Olivia silenced Deck, pushing past him as she stomped up the grassy hill, the heels of her shoes spiking the soft ground, until she stood Manolo to motorcycle boot with Termite. He’d already stripped off his helmet revealing his wiry red beard, with a shock of hair to match. His blue eyes, cold as ice water, aimed straight at Olivia.
“What the hell are you doing here?” She glared at the Oaktown tattoo, visible on his bicep, beneath his leather cut. “You’re not welcome.”
“Oh, c’mon. Is this how you treat family? Scott told me the cat’s out of the bag. I just assumed Mad Dog had told you years ago.”
“He didn’t want to claim you. And can you blame him? You’ve got no right to show your face. Not after what you did.”
Termite moved in closer until she could smell the tobacco on his breath, the sweat that had beaded in his hair underneath the helmet he’d left hanging on the mirror of his Harley. “The way I see it, I’ve got as much right as you do. I’m fifty percent Reilly. No different than you or your sister.”

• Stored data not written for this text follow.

template <int DP, int NWAVE, bool SPLIT, bool PAIR>
__global__ __launch_bounds__(64 * NWAVE) void attn_bwd_dkv_kernel(AttnBwdArgs p) {
    constexpr int NT = 64 * NWAVE;
    constexpr int BLOCK_N = NWAVE * 16;
    constexpr int CH = DP / 8;
    constexpr int STRIDE = DP * 2 + 32;
    constexpr int DS = DP / 32, DT = DP / 16;
    constexpr int LOADS = (BT * CH) / NT;
    static_assert((BT * CH) % NT == 0, "tile chunks must divide evenly over threads");

    extern __shared__ __attribute__((aligned(16))) char smem[];
    char* Qs = smem;
    char* Os = smem + BT * STRIDE;
    float* Ls = (float*)(smem + 2 * BT * STRIDE);

    const int tid = threadIdx.x, lane = tid & 63;
    const int wid = __builtin_amdgcn_readfirstlane(tid >> 6);
    const int g = lane >> 4, c = lane & 15;
    const Wg3 wg = xcd_decode3(p.gx, p.gy);
    const int seg = wg.z;
    const int group = p.Hq / p.Hkv;
    const int hk = SPLIT ? wg.y / group : wg.y;
    const int hh0 = SPLIT ? wg.y % group : 0, hh1 = SPLIT ? hh0 + 1 : group;
    const int qs = p.cu_q[seg], Lq = p.cu_q[seg + 1] - qs;
    const int ks = p.cu_k[seg], Lk = p.cu_k[seg + 1] - ks;
    const int shift = Lk - Lq;
    const int nkb = (Lk + BLOCK_N - 1) / BLOCK_N;
    int kb_first = wg.x, kb_second = -1;
    if constexpr (PAIR) {
        kb_first = wg.x;
        kb_second = nkb - 1 - wg.x;
        if (kb_first > kb_second) return;
        if (kb_second == kb_first) kb_second = -1;
    } else if (kb_first >= nkb) {
        return;
    }
    for (int pass = 0; pass < (PAIR ? 2 : 1); ++pass) {
    const int kbi = pass == 0 ? kb_first : kb_second;
    if (kbi < 0) break;
    if (pass == 1) __syncthreads();
    const int kb0 = kbi * BLOCK_N;
    const int key = kb0 + wid * 16 + c;

    bf16x8 kf[DS], vf[DS];
#pragma unroll
    for (int ds = 0; ds < DS; ++ds) {
        const int d = ds * 32 + g * 8;
        u32x4 z = {0u, 0u, 0u, 0u}, y = {0u, 0u, 0u, 0u};
        if (key < Lk && d < p.D) {
            z = *(const u32x4*)(p.k + (long)(ks + key) * p.k_st + (long)hk * p.k_sh + d);
            y = *(const u32x4*)(p.v + (long)(ks + key) * p.v_st + (long)hk * p.v_sh + d);
        }
        kf[ds] = __builtin_bit_cast(bf16x8, z);
        vf[ds] = __builtin_bit_cast(bf16x8, y);
    }
    f32x4 dkacc[DT], dvacc[DT];
#pragma unroll
    for (int d = 0; d < DT; ++d) { dkacc[d] = f32x4{0.f, 0.f, 0.f, 0.f}; dvacc[d] = f32x4{0.f, 0.f, 0.f, 0.f}; }

    int q_begin = 0;
    if (p.causal) q_begin = max(0, kb0 - shift);
    const int t0 = q_begin / BT;
    const int ntq = (Lq + BT - 1) / BT;

    u32x4 qreg[LOADS], oreg[LOADS];
    float lreg = 0.f, dreg = 0.f;
    auto load_tile = [&](int hq_, int qt_) {
#pragma unroll
        for (int i = 0; i < LOADS; ++i) {
            const int idx = tid + i * NT;
            const int r = idx / CH, ch = idx % CH;
            const int qi = qt_ * BT + r;
            u32x4 zq = {0u, 0u, 0u, 0u}, zo = {0u, 0u, 0u, 0u};
            if (qi < Lq && ch * 8 < p.D) {
                zq = *(const u32x4*)(p.q + (long)(qs + qi) * p.q_st + (long)hq_ * p.q_sh + ch * 8);
                zo = *(const u32x4*)(p.dout + (long)(qs + qi) * p.do_st + (long)hq_ * p.do_sh + ch * 8);
            }
            qreg[i] = zq;
            oreg[i] = zo;
        }
        if (tid < BT) {
            const int qi = qt_ * BT + tid;
            lreg = (qi < Lq) ? p.lse[(long)hq_ * p.total_q + qs + qi] * 1.4426950408889634f : 0.f;
            dreg = (qi < Lq) ? p.delta[(long)hq_ * p.total_q + qs + qi] : 0.f;
        }
    };
    auto store_tile = [&]() {
#pragma unroll
        for (int i = 0; i < LOADS; ++i) {
            const int idx = tid + i * NT;
            const int r = idx / CH, ch = idx % CH;
            *(u32x4*)(Qs + r * STRIDE + ch * 16) = qreg[i];
            *(u32x4*)(Os + r * STRIDE + ch * 16) = oreg[i];
        }
        if (tid < BT) {
            Ls[tid] = lreg;
            Ls[BT + tid] = dreg;
        }
    };
    if (t0 < ntq) load_tile(hk * group + hh0, t0);
    for (int hh = hh0; hh < hh1; ++hh) {
        const int hq = hk * group + hh;
        for (int qt = t0; qt < ntq; ++qt) {
            __syncthreads();
            store_tile();
            __syncthreads();
            if (qt + 1 < ntq) load_tile(hq, qt + 1);
            else if (hh + 1 < hh1) load_tile(hq + 1, t0);
            const int q0 = qt * BT;
            f32x4 s[4], dp[4];
#pragma unroll
            for (int j = 0; j < 4; ++j) { s[j] = f32x4{0.f, 0.f, 0.f, 0.f}; dp[j] = f32x4{0.f, 0.f, 0.f, 0.f}; }
#pragma unroll
            for (int j = 0; j < 4; ++j)
#pragma unroll
                for (int ds = 0; ds < DS; ++ds) {
                    bf16x8 qa = *(const bf16x8*)(Qs + (j * 16 + c) * STRIDE + ds * 64 + g * 16);
                    bf16x8 oa = *(const bf16x8*)(Os + (j * 16 + c) * STRIDE + ds * 64 + g * 16);
                    s[j] = __builtin_amdgcn_mfma_f32_16x16x32_bf16(qa, kf[ds], s[j], 0, 0, 0);
                    dp[j] = __builtin_amdgcn_mfma_f32_16x16x32_bf16(oa, vf[ds], dp[j], 0, 0, 0);
                }
            bf16x8 pf[2], dsf[2];
#pragma unroll
            for (int ss = 0; ss < 2; ++ss) {
                float e[8], f[8];
#pragma unroll
                for (int u = 0; u < 8; ++u) {
                    const int j = 2 * ss + (u >> 2), r = u & 3;
                    const int ql = j * 16 + 4 * g + r;
                    const int qi = q0 + ql;
                    float pr = __builtin_amdgcn_exp2f(s[j][r] * p.scale_log2 - Ls[ql]);
                    const bool ok = (qi < Lq) && (key < Lk) && (!p.causal || key <= qi + shift);
                    pr = ok ? pr : 0.f;
                    e[u] = pr;
                    f[u] = pr * (dp[j][r] - Ls[BT + ql]) * p.scale;
                }
                u32x4 a, b;
                a[0] = pack_bf2(e[0], e[1]); a[1] = pack_bf2(e[2], e[3]); a[2] = pack_bf2(e[4], e[5]); a[3] = pack_bf2(e[6], e[7]);
                b[0] = pack_bf2(f[0], f[1]); b[1] = pack_bf2(f[2], f[3]); b[2] = pack_bf2(f[4], f[5]); b[3] = pack_bf2(f[6], f[7]);
                pf[ss] = __builtin_bit_cast(bf16x8, a);
                dsf[ss] = __builtin_bit_cast(bf16x8, b);
            }
#pragma unroll
            for (int d = 0; d < DT; ++d)
#pragma unroll
                for (int ss = 0; ss < 2; ++ss) {
                    const int roff = (ss * 32 + 4 * g + (c >> 2)) * STRIDE + (d * 16 + 4 * (c & 3)) * 2;
                    bf16x4 ol = __builtin_amdgcn_ds_read_tr16_b64_v4bf16((__attribute__((address_space(3))) bf16x4*)(Os + roff));
                    bf16x4 oh = __builtin_amdgcn_ds_read_tr16_b64_v4bf16((__attribute__((address_space(3))) bf16x4*)(Os + roff + 16 * STRIDE));
                    bf16x4 ql_ = __builtin_amdgcn_ds_read_tr16_b64_v4bf16((__attribute__((address_space(3))) bf16x4*)(Qs + roff));
                    bf16x4 qh_ = __builtin_amdgcn_ds_read_tr16_b64_v4bf16((__attribute__((address_space(3))) bf16x4*)(Qs + roff + 16 * STRIDE));
                    bf16x8 ot, qt8;
                    ot[0] = ol[0]; ot[1] = ol[1]; ot[2] = ol[2]; ot[3] = ol[3]; ot[4] = oh[0]; ot[5] = oh[1]; ot[6] = oh[2]; ot[7] = oh[3];
                    qt8[0] = ql_[0]; qt8[1] = ql_[1]; qt8[2] = ql_[2]; qt8[3] = ql_[3]; qt8[4] = qh_[0]; qt8[5] = qh_[1]; qt8[6] = qh_[2]; qt8[7] = qh_[3];
                    dvacc[d] = __builtin_amdgcn_mfma_f32_16x16x32_bf16(ot, pf[ss], dvacc[d], 0, 0, 0);
                    dkacc[d] = __builtin_amdgcn_mfma_f32_16x16x32_bf16(qt8, dsf[ss], dkacc[d], 0, 0, 0);
                }
        }
    }
    if constexpr (SPLIT) {
        if (key < Lk) {
            const long half = (long)group * p.total_k * p.Hkv * p.D;
            float* wk = p.dkv_ws + (((long)hh0 * p.total_k + ks + key) * p.Hkv + hk) * p.D;
#pragma unroll
            for (int d = 0; d < DT; ++d) {
                const int dd = d * 16 + 4 * g;
                if (dd < p.D) {
                    *(f32x4*)(wk + dd) = dkacc[d];
                    *(f32x4*)(wk + half + dd) = dvacc[d];
                }
            }
        }
        continue;
    }
    if (key < Lk) {
        unsigned short* rk = p.dk + (long)(ks + key) * p.dk_st + (long)hk * p.dk_sh;
        unsigned short* rv = p.dv + (long)(ks + key) * p.dv_st + (long)hk * p.dv_sh;
#pragma unroll
        for (int d = 0; d < DT; ++d) {
            const int dd = d * 16 + 4 * g;
            if (dd < p.D) {
                u32x2 a, b;
                a[0] = pack_bf2(dkacc[d][0], dkacc[d][1]); a[1] = pack_bf2(dkacc[d][2], dkacc[d][3]);
                b[0] = pack_bf2(dvacc[d][0], dvacc[d][1]); b[1] = pack_bf2(dvacc[d][2], dvacc[d][3]);
                *(u32x2*)(rk + dd) = a;
                *(u32x2*)(rv + dd) = b;
            }
        }
    }
    }
}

“You had your own father killed. That’s unforgivable.”
Termite snapped his head back. Like he’d been slapped. Under the thick cover of his beard, his lip curled in disgust. “Is that what you think? That I killed him? After all he’d done for me? You’re wrong. Dead wrong.”
“We both know he’d kept your secret for too long.” Olivia glanced back down the hill. At her sister, mortified. At the warden, curious. At Fr. Frank, who’d stopped midway on the grassy knoll, perplexed. At Deck, walking determinedly toward her. “You thought he was going to expose you. That he’d tell the parole board what you’d done.”
Termite guffawed. “Then why would I wait until after the hearing? Huh?”
“Get out of here, man.” Deck stepped into the slim space between her and Termite, forcing Olivia to take a step back.